David stopped and stood gazing ahead of him thoughtfully; when he continued his voice was lower and more solemn. “These things are almost too sacred to talk of, Helen,” he said; “but there is one doubt that I have known about this, one thing that has made me wonder if there ought not to be another world after all. I never sympathized with any man’s longing for heaven, but I can understand how a man might be haunted by some fearful baseness of his own self,—something which long years of effort had taught him he could not ever expiate by the strength of his own heart,—and how he could pray that there might be some place where rightness might be won at last, cost what it would.”
The man’s tone had been so strange as he spoke that it caused Helen to start; suddenly she came closer to him and put her hands upon his shoulders and gazed into his eyes. “David,” she whispered, “listen to me a moment.”
“Yes, dear,” he said, “what is it?”
“Was it because of yourself that you said those words?”
He was silent for a moment, gazing into her anxious eyes; then he bowed his head and said in a faint voice, “Yes, dear, it was because of myself.”
And the girl, becoming suddenly very serious, went on, “Do you remember, David, a long time ago—the time that I was leaving Aunt Polly’s—that you told me how you knew what it was to have something very terrible on one’s conscience? I have not ever said anything about that, but I have never forgotten it. Was it that that you thought of then?”
“Yes, dear, it was that,” answered the other, trembling slightly.

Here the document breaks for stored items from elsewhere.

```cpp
int tb_conv3d_s2_fewin_f32(const float* in, const float* K, const float* bias, float* out, int N, int Cin, int Mout,
                           int Do, int Ho, int Wo, void* stream);
int tb_convT3d_fewout_f32(const float* x, const float* W, const float* bias, float* y, int N, int Cin, int Mout, int Di,
                          int Hi, int Wi, void* stream);
int tb_conv3d_fwd16_f32(const float* x, const float* W, const float* bias, float* y, int N, int D, int H, int Wd,
                        void* stream);
int tb_conv3d_fwd16_add_f32(const float* x, const float* W, const float* bias, const float* add, float* y, int N, int D,
                            int H, int Wd, void* stream);
int tb_conv3d_fwd16_dgrad_f32(const float* gy, const float* W, const float* add, int64_t add_sn, float* dx, int N, int D,
                              int H, int Wd, void* stream);

int tb_convT3d_mfma64_f32(const float* x, const float* W, const float* bias, float* y, int N, int Di, int Hi, int Wi,
                          void* stream);
int tb_convT3d_mfma_f32(const float* x, const float* W, const float* bias, float* y, int N, int Cin, int Di, int Hi,
                        int Wi, void* stream);

int tb_conv3d_mfma_f32(const float* x, const float* W, const float* bias, float* y, int N, int C, int D, int H, int Wd,
                       void* stream);
int tb_conv3d_mfma_add_f32(const float* x, const float* W, const float* bias, const float* add, float* y, int N, int C,
                           int D, int H, int Wd, void* stream);
int tb_conv3d_mfma_dgrad_f32(const float* gy, const float* W, const float* add, int64_t add_sn, float* dx, int N, int C,
                             int D, int H, int Wd, void* stream);

#define TB_CG_CONV 0
#define TB_CG_DGRAD 1
#define TB_CG_CONVT 2
size_t tb_conv3d_gemm_workspace_bytes(int mode, int N, int Cin, int M, int D, int H, int Wd, int stride, int ksize);
int tb_conv3d_gemm_f32(int mode, const float* x, int64_t xsn, const float* W, const float* bias, const float* add,
                       int64_t addsn, float* y, int64_t ysn, int N, int Cin, int M, int D, int H, int Wd, int stride,
                       int ksize, void* ws, size_t ws_bytes, void* stream);
int tb_conv3d_gemm_config(int mode, int N, int Cin, int M, int D, int H, int Wd, int stride, int ksize, int64_t* cfg);

size_t tb_conv3d_wgrad_gemm_ws_bytes(int N, int M, int C, int Do, int Ho, int Wo, int Di, int Hi, int Wi, int stride,
                                     int ksize);
int tb_conv3d_wgrad_gemm_f32(const float* G, int64_t gsn, const float* X, int64_t xsn, float* dW, int N, int M, int C,
                             int Do, int Ho, int Wo, int Di, int Hi, int Wi, int stride, int ksize, void* ws,
                             size_t ws_bytes, void* stream);
int tb_conv3d_wgrad_gemm_config(int N, int M, int C, int Do, int Ho, int Wo, int Di, int Hi, int Wi, int stride,
// ... 69 lines not shown
```

### medical-vision-textural-bias_amd/csrc/conv_up.hip

```cpp
#include <hip/hip_runtime.h>

#include <cstdlib>
#include <type_traits>

#include "conv_host.h"
#include "split_bf16.h"
#include "texbias.h"

namespace {

typedef float f2v __attribute__((ext_vector_type(2)));
typedef float f32x4 __attribute__((ext_vector_type(4)));
typedef const __attribute__((address_space(4))) float* cfloat_p;
typedef const __attribute__((address_space(4))) f2v* cf2v_p;

template <int B, int N, class F>
__device__ __forceinline__ void static_for(F&& f) {
  if constexpr (B < N) {
    f(std::integral_constant<int, B>{});
    static_for<B + 1, N>(f);
  }
}

struct S2Args {
// ... 811 lines not shown
#define TB_F16(X, PF)                                                                                             \
  case X:                                                                                                         \
    kern = add ? (NS == 4 ? k_conv3d_fwd16<YB, X, 512, true, PF, 4> : k_conv3d_fwd16<YB, X, 512, true, PF, 3>)     \
               : (NS == 4 ? k_conv3d_fwd16<YB, X, 512, false, PF, 4> : k_conv3d_fwd16<YB, X, 512, false, PF, 3>);  \
    break;
  switch (Wd / 16) {
    TB_F16(1, false) TB_F16(2, false) TB_F16(3, false) TB_F16(4, false) TB_F16(5, true) TB_F16(6, false)
    TB_F16(7, false) TB_F16(8, false)
    default: return TB_ERR_UNSUPPORTED_SIZE;
  }
#undef TB_F16
  a.ncol = N * a.nyb;
  unsigned nblk = (unsigned)(N * a.nyb * a.ZS);
  a.persist = per_cu == 1 && (int64_t)a.ncol * D >= 8LL * tb::num_cu() && nblk % tb::num_cu() != 0;
  if (a.persist) nblk = (unsigned)tb::num_cu();
  return tb::launch_lds(kern, dim3(nblk), dim3(512), lds, reinterpret_cast<hipStream_t>(stream), a);
}
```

Helen stooped down upon her knees and put her arms about him, gazing up pleadingly into his face. “Dearest David,” she whispered, “is it right to refuse to tell me about that sorrow?”
There was a long silence, after which the man replied slowly, “I have not ever refused to tell you, sweetheart; it would be very fearful to tell, but I have not any secrets from you; and if you wished it, you should know. But, dear, it was long, long ago, and nothing can ever change it now. It would only make us sad to know it, so why should we talk of it?”
He stopped, and Helen gazed long and earnestly into his face. “David,” she said, “it is not possible for me to imagine you ever doing anything wrong, you are so good.”
“Perhaps,” said David, “it is because you are so good yourself.” But Helen interrupted him at that with a quick rejoinder: “Do you forget that I too have a sorrow upon my conscience?” Afterwards, as she saw that the eager remark caused the other to smile in spite of himself, she checked him gravely with the words, “Have you really forgotten so soon? Do you suppose I do not ever think now of how I treated poor Arthur, and how I drove away from me the best friend of my girlhood? He wrote me that he would think of me no more, but, David, sometimes I wonder if it were not just an angry boast, and if he might not yet be lonely and wretched, somewhere in this great cold world where I cannot ever find him or help him.”